Exercise description
In this material, which lines include the string "width"? Show them.

-- Opening Marker --

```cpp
template <bool ZERO0 = false>
__device__ __forceinline__ void decode_phase(Lds &lds, int par, const GridArgs &a, int wave, int lane)
{
    const uint32_t novf = lds.ovf_n[par] < (uint32_t)kOvfCap ? lds.ovf_n[par] : (uint32_t)kOvfCap;
    const bool side_any = lds.side_key[par][0] != 0u;
    uint32_t wave_total = 0;
    const int i = lane & 15, r = lane >> 4;
    uint32_t col_lo[8], col_hi[8];
#pragma unroll
    for (int k = 0; k < 8; ++k) col_lo[k] = col_hi[k] = 0;
#pragma unroll 1
    for (int pass = 0; pass < kRowsPerWave / 4; ++pass) {
        const int d1 = decode_row(wave, pass, r);
        const uint32_t a0 = decode_word(d1, i, 0);
        uint32_t lo[8], hi[8];
#pragma unroll
        for (int k = 0; k < 8; ++k) {
            const uint32_t idx = a0 + 16 * k;
            const uint32_t wd = lds.joint[idx];
            lds.joint[idx] = 0;
            lo[k] = wd & 0xFFFFu;
            hi[k] = wd >> 16;
        }
        if (__builtin_expect(novf != 0, 0)) {
#pragma unroll
            for (int k = 0; k < 8; ++k) apply_wraps(lds, par, novf, a0 + 16 * k, lo[k], hi[k]);
        }
        if (__builtin_expect(side_any, 0)) {
            for (int e = 0; e < kSide; ++e) {
                const uint32_t key1 = __builtin_amdgcn_readfirstlane(lds.side_key[par][e]);
                if (key1 == 0u) break;
                const uint32_t sd1 = (key1 - 1u) >> 8, sd2 = (key1 - 1u) & 0xFFu;
                if (!in_decode_pass(sd1, wave, pass)) continue;
                const uint32_t sword = joint_word(sd1, sd2);
                const uint32_t cnt = lds.side_cnt[par][e];
#pragma unroll
                for (int k = 0; k < 8; ++k) {
                    if (a0 + 16 * k == sword) {
                        if (sd2 & 128u)
                            hi[k] += cnt;
                        else
                            lo[k] += cnt;
                    }
                }
            }
        }
        uint32_t rsum = 0, cmax = 0;
        if (ZERO0) {
            uint32_t raw = 0;
#pragma unroll
            for (int k = 0; k < 8; ++k) raw += lo[k] + hi[k];
            wave_total += row_sum_16(raw);
            if (i == 0) lo[0] = 0;
            if (d1 == 0) {
#pragma unroll
                for (int k = 0; k < 8; ++k) lo[k] = hi[k] = 0;
            }
        }
        float tl[8], th[8];
#pragma unroll
        for (int k = 0; k < 8; ++k) {
            col_lo[k] += lo[k];
            col_hi[k] += hi[k];
            rsum += lo[k] + hi[k];
            cmax = max(cmax, max(lo[k], hi[k]));
            tl[k] = lds.table[lo[k] & (kLdsTable - 1)];
            th[k] = lds.table[hi[k] & (kLdsTable - 1)];
        }
        if (__builtin_expect(cmax >= (uint32_t)kLdsTable, 0)) {
#pragma unroll
            for (int k = 0; k < 8; ++k) {
                if (lo[k] >= (uint32_t)kLdsTable) tl[k] = a.table[lo[k]];
                if (hi[k] >= (uint32_t)kLdsTable) th[k] = a.table[hi[k]];
            }
        }
        rsum = row_sum_16(rsum);
        if (!ZERO0) wave_total += rsum;
        const float x = row_tree_16(lane_tree_16(tl, th));
        if (i == 0) {
            lds.hist_render[d1] = rsum;
            lds.joint_row_sums[d1] = x;
        }
        if (a.dbg_joint) {
            uint32_t *row = a.dbg_joint + d1 * kBins;
#pragma unroll
            for (int k = 0; k < 8; ++k) {
                const int q = i + 16 * k;
                row[q] = lo[k];
                row[q + 128] = hi[k];
            }
        }
    }
#pragma unroll
    for (int k = 0; k < 8; ++k) {
        const int q = i + 16 * k;
        atomicAdd(&lds.hist_warped[q], col_lo[k]);
        atomicAdd(&lds.hist_warped[q + 128], col_hi[k]);
    }
    if (i == 0) atomicAdd(&lds.total[par], wave_total);
}

__device__ __forceinline__ void final_phase(Lds &lds, const GridArgs &a, int lane, int p, int w, int s,
                                            unsigned long long &prev_key)
{
    const int i = lane & 15, r = lane >> 4;
    float lo[8], hi[8];
    const uint32_t *h = r == 0 ? lds.hist_render : lds.hist_warped;
    uint32_t cl[8], ch[8];
#pragma unroll
    for (int k = 0; k < 8; ++k) {
        cl[k] = r < 2 ? h[i + 16 * k] : 0u;
        ch[k] = r < 2 ? h[i + 16 * k + 128] : 0u;
    }
#pragma unroll
    for (int k = 0; k < 8; ++k) {
        lo[k] = a.table[cl[k]];
        hi[k] = a.table[ch[k]];
    }
    if ((w == 0 || s == 0) && a.plan) {
        uint32_t m = 0;
#pragma unroll
        for (int k = 0; k < 8; ++k) m |= (cl[k] != 0u ? 1u << k : 0u) | (ch[k] != 0u ? 0x100u << k : 0u);
        if (lane < 32 && m) __hip_atomic_fetch_or(const_cast<uint32_t *>(&a.plan->seen[lane]), m, __ATOMIC_RELAXED, __HIP_MEMORY_SCOPE_AGENT);
    }
    if (r == 2) {
#pragma unroll
        for (int k = 0; k < 8; ++k) {
            lo[k] = lds.joint_row_sums[i + 16 * k];
            hi[k] = lds.joint_row_sums[i + 16 * k + 128];
        }
    }
    const float x = row_tree_16(lane_tree_16(lo, hi));
    const float a1 = __shfl(x, 0, 64), a2 = __shfl(x, 16, 64), a3 = __shfl(x, 32, 64);
    if (a.dbg_h1 && lane < 64) {
        for (int t = lane; t < kBins; t += 64) {
            a.dbg_h1[t] = lds.hist_render[t];
            if (a.dbg_h2) a.dbg_h2[t] = lds.hist_warped[t];
        }
    }
    if (lane == 0) commit_score(a, p, w, s, a1, a2, a3, prev_key);
}

__device__ __forceinline__ void finish_search(const GridArgs &a, int lane, unsigned long long prev_key, uint32_t expected)
{
    LevelPlan *plan = const_cast<LevelPlan *>(a.plan);
    uint32_t arrived = 0;
    if (lane == 0) {
        const unsigned int one = prev_key == ~0ull ? 2u : 1u;
        arrived = __hip_atomic_fetch_add(a.done, one, __ATOMIC_RELAXED, __HIP_MEMORY_SCOPE_AGENT);
    }
    if (__builtin_amdgcn_readfirstlane(arrived) != expected - 1) return;
    unsigned long long final_key = 0;
    uint32_t bits = 0;
    unsigned long long *post = nullptr;
    uint32_t state = 0, max_joint = 0;
    if (lane == 0) final_key = __hip_atomic_load(a.key, __ATOMIC_RELAXED, __HIP_MEMORY_SCOPE_AGENT);
    if (plan && lane < 32) bits = __hip_atomic_exchange(&plan->seen[lane], 0u, __ATOMIC_RELAXED, __HIP_MEMORY_SCOPE_AGENT);
    if (plan && lane == 0) post = plan->seen_post, state = plan->seen_state, max_joint = plan->seen_max_joint;
    if (lane == 0) {
        __hip_atomic_store(a.done, 0u, __ATOMIC_RELAXED, __HIP_MEMORY_SCOPE_AGENT);
        if (a.out_key) __hip_atomic_store(a.out_key, final_key, __ATOMIC_RELAXED, __HIP_MEMORY_SCOPE_SYSTEM);
        if (a.mailbox)
            __hip_atomic_store(&a.mailbox->word, final_key | ((unsigned long long)(a.seq & 1u) << 63), __ATOMIC_RELAXED, __HIP_MEMORY_SCOPE_SYSTEM);
    }
    if (plan) {
        const uint32_t n = row_sum_16((uint32_t)__popc(bits));
        const uint32_t nw = (uint32_t)__shfl((int)n, 16, 64);
        const uint32_t few = (n > 0u && nw > 0u && n * nw <= max_joint) ? 1u : 0u;
        if (lane == 0 && post && few != state) {
            plan->seen_state = few;
            const uint32_t stamp = 0x80000000u | (uint32_t)wall_clock64();
            __hip_atomic_store(post, ((unsigned long long)stamp << 32) | ((unsigned long long)n << 16) | nw, __ATOMIC_RELAXED, __HIP_MEMORY_SCOPE_SYSTEM);
        }
    }
}

template <bool SHIFTED, bool BG = true, bool ROWS = false>
__device__ __forceinline__ void exact_candidate(Lds &lds, const GridArgs &a, int tid, int p, unsigned long long &prev_key)
{
    const int lane = tid & 63, wave = tid >> 6;
    const int w = p / a.S_local, s = p - w * a.S_local;
    __syncthreads();
    histogram_phase<true, SHIFTED, 1, kBlock, true, ROWS>(lds, 0, a, a.render_stack + (size_t)s * a.npix, a.warp_stack + (size_t)w * a.npix, tid, 0,
                                                          ROWS ? a.height * a.chunks_per_row : a.npix >> 4);
    __syncthreads();
    decode_phase<!BG>(lds, 0, a, wave, lane);
    __syncthreads();
    if (wave == 0) {
        final_phase(lds, a, lane, p, w, s, prev_key);
        for (int t = lane; t < kBins; t += 64) lds.hist_warped[t] = 0;
        if (lane == 0) lds.ovf_n[0] = lds.total[0] = 0;
        if (lane < kSide) lds.side_key[0][lane] = lds.side_cnt[0][lane] = 0;
    }
    __syncthreads();
}

}

}
```

### orbslam2_nmi_amd/csrc/nmi_kernels.hip

```cpp
#include <hip/hip_runtime.h>
#include <stdint.h>

#include "nmi_grid_device.h"

namespace nmi {

#if defined(NMI_GRID_KERNEL_GATED)
#define NMI_GRID_KERNEL_NAME nmi_grid_kernel_gated
#elif defined(NMI_GRID_KERNEL_STAMPED)
#define NMI_GRID_KERNEL_NAME nmi_grid_kernel_stamped
#elif defined(NMI_GRID_KERNEL_ROWS)
#define NMI_GRID_KERNEL_NAME nmi_grid_kernel_rows
#else
#define NMI_GRID_KERNEL_NAME nmi_grid_kernel
#endif
#ifdef NMI_GRID_KERNEL_STAMPED
#define NMI_GRID_STAMP(k)                                                                                         \
    do {                                                                                                          \
        if (a.dbg_stamps && tid == ((k) == 7 ? 64 : 0) && stamp_on) a.dbg_stamps[blockIdx.x * 8 + (k)] = wall_clock64(); \
    } while (0)
#else
#define NMI_GRID_STAMP(k) \
    do {                  \
    } while (0)
#endif
#ifndef NMI_WAVE_SLABS
#define NMI_WAVE_SLABS 1
#endif
#ifdef NMI_GRID_KERNEL_STAMPED
namespace {
__device__ uint32_t stamp_candidate = 0;
}
#endif
template <bool BG, bool SHIFTED, int HIST>
__global__ __launch_bounds__(NMI_BLOCK_THREADS) void NMI_GRID_KERNEL_NAME(GridArgs a)
{
    __shared__ Lds lds;
#ifdef NMI_GRID_KERNEL_GATED
    if (a.plan->use != 0u) return;
#endif
    const int tid = threadIdx.x;
    const int lane = tid & 63;
    const int wave = tid >> 6;
#ifdef NMI_GRID_KERNEL_STAMPED
    bool stamp_on = true;
    const int stamp_ordinal = slot_in_round(blockIdx.x, gridDim.x) + (int)stamp_candidate * (int)gridDim.x;
#endif
    NMI_GRID_STAMP(0);
    constexpr bool kOptimistic = HIST == 3;
    constexpr int kFirst = kOptimistic ? 2 : HIST;
#ifdef NMI_GRID_KERNEL_ROWS
    constexpr bool kRows = true;
#define NMI_ALL_CHUNKS (a.height * a.chunks_per_row)
#else
    constexpr bool kRows = false;
#define NMI_ALL_CHUNKS (a.npix >> 4)
#endif
    constexpr bool kZero0 = !BG && kOptimistic && !SHIFTED;
    constexpr bool kCountAll = BG || kZero0;
    constexpr bool kSlabs = NMI_WAVE_SLABS != 0 && kFirst == 2;

    if (blockIdx.x == 0 && tid == 0 && a.reset_key) *a.reset_key = 0ull;
    float tab[kLdsTable / kBlock];
#pragma unroll
    for (int k = 0; k < kLdsTable / kBlock; ++k) {
        const int c = tid + k * kBlock;
        tab[k] = a.table[c <= a.npix ? c : 0];
    }
    {
        uint4 *j4 = reinterpret_cast<uint4 *>(lds.joint);
        const uint4 z = {0, 0, 0, 0};
        for (int i = tid; i < kJointWords / 4; i += kBlock) j4[i] = z;
    }
    if (tid < kBins) lds.hist_warped[tid] = 0;
    if (tid < 2) lds.ovf_n[tid] = lds.total[tid] = 0;
    if (tid < 2 * kSide) (&lds.side_key[0][0])[tid] = (&lds.side_cnt[0][0])[tid] = 0;
    bool table_pending = true;
    int exact_from = -1;
    __syncthreads();
    NMI_GRID_STAMP(1);

    const int total = a.S_local * a.Wn;
    unsigned long long prev_key = 0;
    int par = 0;
    const int slot = slot_in_round(blockIdx.x, gridDim.x);
    int ordinal = slot;
    for (; ordinal < total; ordinal += gridDim.x, par ^= 1) {
        const int p = candidate_at(a, ordinal);
        const int w = p / a.S_local;
        const int s = p - w * a.S_local;
        const uint8_t *render = a.render_stack + (size_t)s * a.npix;
        const uint8_t *warped = a.warp_stack + (size_t)w * a.npix;
#ifdef NMI_GRID_KERNEL_STAMPED
        stamp_on = ordinal == stamp_ordinal;
#endif
        NMI_GRID_STAMP(7);

        if (a.phase_mask & 1) {
            if (a.phase_mask & 8) {
                if (wave < kWaves / 2) histogram_phase<kCountAll, SHIFTED, kFirst, kBlock / 2, true, kRows>(lds, par, a, render, warped, tid, 0, NMI_ALL_CHUNKS);
            } else
                histogram_phase<kCountAll, SHIFTED, kFirst, kBlock, true, kRows, kSlabs>(lds, par, a, render, warped, tid, 0, NMI_ALL_CHUNKS, ordinal != slot);
        }
        if (table_pending) {
#pragma unroll
            for (int k = 0; k < kLdsTable / kBlock; ++k) lds.table[tid + k * kBlock] = tab[k];
            table_pending = false;
        }
        NMI_GRID_STAMP(2);
#ifdef NMI_GRID_KERNEL_STAMPED
        if (a.dbg_stamps && lane == 0 && stamp_on) a.dbg_stamps[gridDim.x * 8 + blockIdx.x * 16 + wave] = wall_clock64();
#endif
        __syncthreads();
        NMI_GRID_STAMP(3);
        if (a.phase_mask & 2) decode_phase<kZero0>(lds, par, a, wave, lane);
        __syncthreads();
        NMI_GRID_STAMP(4);
        if (kOptimistic && (a.phase_mask & 3) == 3 && lds.total[par] != (uint32_t)a.npix) {
            exact_from = ordinal;
            break;
        }
        if (wave == 0) {
            if (a.phase_mask & 2) final_phase(lds, a, lane, p, w, s, prev_key);
            for (int t = lane; t < kBins; t += 64) lds.hist_warped[t] = 0;
            if (lane == 0) {
                lds.ovf_n[par] = 0;
                lds.total[par ^ 1] = 0;
            }
            if (lane < kSide) {
                int l = lane;
                asm volatile("" : "+v"(l));
                lds.side_key[par][l] = lds.side_cnt[par][l] = 0;
            }
        }
        NMI_GRID_STAMP(5);
    }

    if (kOptimistic && exact_from >= 0) {
        __syncthreads();
        if (tid < kBins) lds.hist_warped[tid] = 0;
        if (tid < 2) lds.total[tid] = lds.ovf_n[tid] = 0;
        if (tid < 2 * kSide) (&lds.side_key[0][0])[tid] = (&lds.side_cnt[0][0])[tid] = 0;
        __syncthreads();
        for (int o = exact_from; o < total; o += gridDim.x) exact_candidate<SHIFTED, !kZero0, kRows>(lds, a, tid, candidate_at(a, o), prev_key);
    }

    if (wave == 0 && !(a.phase_mask & 16)) {
        finish_search(a, lane, prev_key, gridDim.x);
    }
#ifdef NMI_GRID_KERNEL_STAMPED
    stamp_on = true;
#endif
    NMI_GRID_STAMP(6);
}

#if defined(NMI_GRID_KERNEL_ROWS)
hipError_t launch_grid_rows(const GridArgs &a, int workgroups, bool use_bg, hipStream_t stream)
{
    if (a.width < 32 || (a.hist_variant != 1 && a.hist_variant != 3)) return hipErrorInvalidValue;
    const dim3 grid(workgroups), block(kBlock);
    const bool exact_only = a.hist_variant == 1 || (!use_bg && a.shift != 0);
    if (exact_only) {
        if (use_bg) {
            if (a.shift != 0) hipLaunchKernelGGL((nmi_grid_kernel_rows<true, true, 1>), grid, block, 0, stream, a);
            else hipLaunchKernelGGL((nmi_grid_kernel_rows<true, false, 1>), grid, block, 0, stream, a);
        } else {
            if (a.shift != 0) hipLaunchKernelGGL((nmi_grid_kernel_rows<false, true, 1>), grid, block, 0, stream, a);
            else hipLaunchKernelGGL((nmi_grid_kernel_rows<false, false, 1>), grid, block, 0, stream, a);
        }
    } else if (a.shift != 0) {
        hipLaunchKernelGGL((nmi_grid_kernel_rows<true, true, 3>), grid, block, 0, stream, a);
    } else if (use_bg) {
        hipLaunchKernelGGL((nmi_grid_kernel_rows<true, false, 3>), grid, block, 0, stream, a);
    } else {
        hipLaunchKernelGGL((nmi_grid_kernel_rows<false, false, 3>), grid, block, 0, stream, a);
    }
    return hipGetLastError();
}
#elif defined(NMI_GRID_KERNEL_STAMPED)
hipError_t set_stamped_experiment(int k, const uint32_t *cum)
{
    const uint32_t kk = (uint32_t)k;
    hipError_t e = hipMemcpyToSymbol(HIP_SYMBOL(stamp_candidate), &kk, sizeof kk);
    if (e == hipSuccess && cum) {
        for (int r = 0; r < 2; ++r)
            for (int v = 0; v <= kWaves; ++v) {
                const uint32_t c = cum[r * (kWaves + 1) + v];
                if (c > 65536u || (v == 0 && c != 0u) || (v == kWaves && c != 65536u) || (v > 0 && c < cum[r * (kWaves + 1) + v - 1])) return hipErrorInvalidValue;
            }
        e = hipMemcpyToSymbol(HIP_SYMBOL(slab_cum), cum, 2 * (kWaves + 1) * sizeof(uint32_t));
    }
    return e;
}

hipError_t launch_grid_stamped(const GridArgs &a, int workgroups, hipStream_t stream)
{
    if (a.hist_variant != 3 || a.shift != 0) return hipErrorInvalidValue;
    hipLaunchKernelGGL((nmi_grid_kernel_stamped<true, false, 3>), dim3(workgroups), dim3(kBlock), 0, stream, a);
    return hipGetLastError();
}
#elif defined(NMI_GRID_KERNEL_GATED)
hipError_t launch_grid_gated(const GridArgs &a, int workgroups, bool use_bg, hipStream_t stream)
{
    if (a.hist_variant != 3 || !a.plan || (a.shift != 0 && !use_bg)) return hipErrorInvalidValue;
    const dim3 grid(workgroups), block(kBlock);
    if (a.shift != 0)
        hipLaunchKernelGGL((nmi_grid_kernel_gated<true, true, 3>), grid, block, 0, stream, a);
// ... 285 lines not shown
```

### orbslam2_nmi_amd/csrc/nmi_search_plan.h

```cpp
#pragma once
#include <stdint.h>

#if defined(__HIPCC__)
#define NMI_PLAN_HD __host__ __device__
#else
#define NMI_PLAN_HD
#endif

namespace nmi {

NMI_PLAN_HD inline bool split_exact_grid(int total, int parts) { return total < 8 && parts == 8; }
NMI_PLAN_HD inline int split_workgroups(int candidates, int parts, int pix_parts)
{
    return (split_exact_grid(candidates, parts) ? candidates : ((candidates + 7) / 8) * 8) * parts * pix_parts;
}
constexpr int kPixMaxRanges = 5;

enum class SearchForm { plain, masked, level };
enum class SearchKernel { none, grid, split, pix, few_levels };

struct PlanInputs {
    int compute_units = 0;
    int workgroups = 0;
    int hist_variant = 3;
    int split_mode = -1;
    int split_pixels = -1;
    int shift = 0;
    bool use_bg = true;
    int phase_mask = 3;
    int content_path = -1;
    bool xcd_tiling = true;
    bool cooldown = false;
    bool few_hint = false;
    int64_t total = 0;
    int width = 0, npix = 0;
    bool vec_ok = false;
    bool debug_exports = false, stamps = false, pair_pointers = false;
    bool split_checked = false;
    SearchForm form = SearchForm::plain;
};
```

-- Closing Marker --

Expected answer
    if (a.width < 32 || (a.hist_variant != 1 && a.hist_variant != 3)) return hipErrorInvalidValue;
    int width = 0, npix = 0;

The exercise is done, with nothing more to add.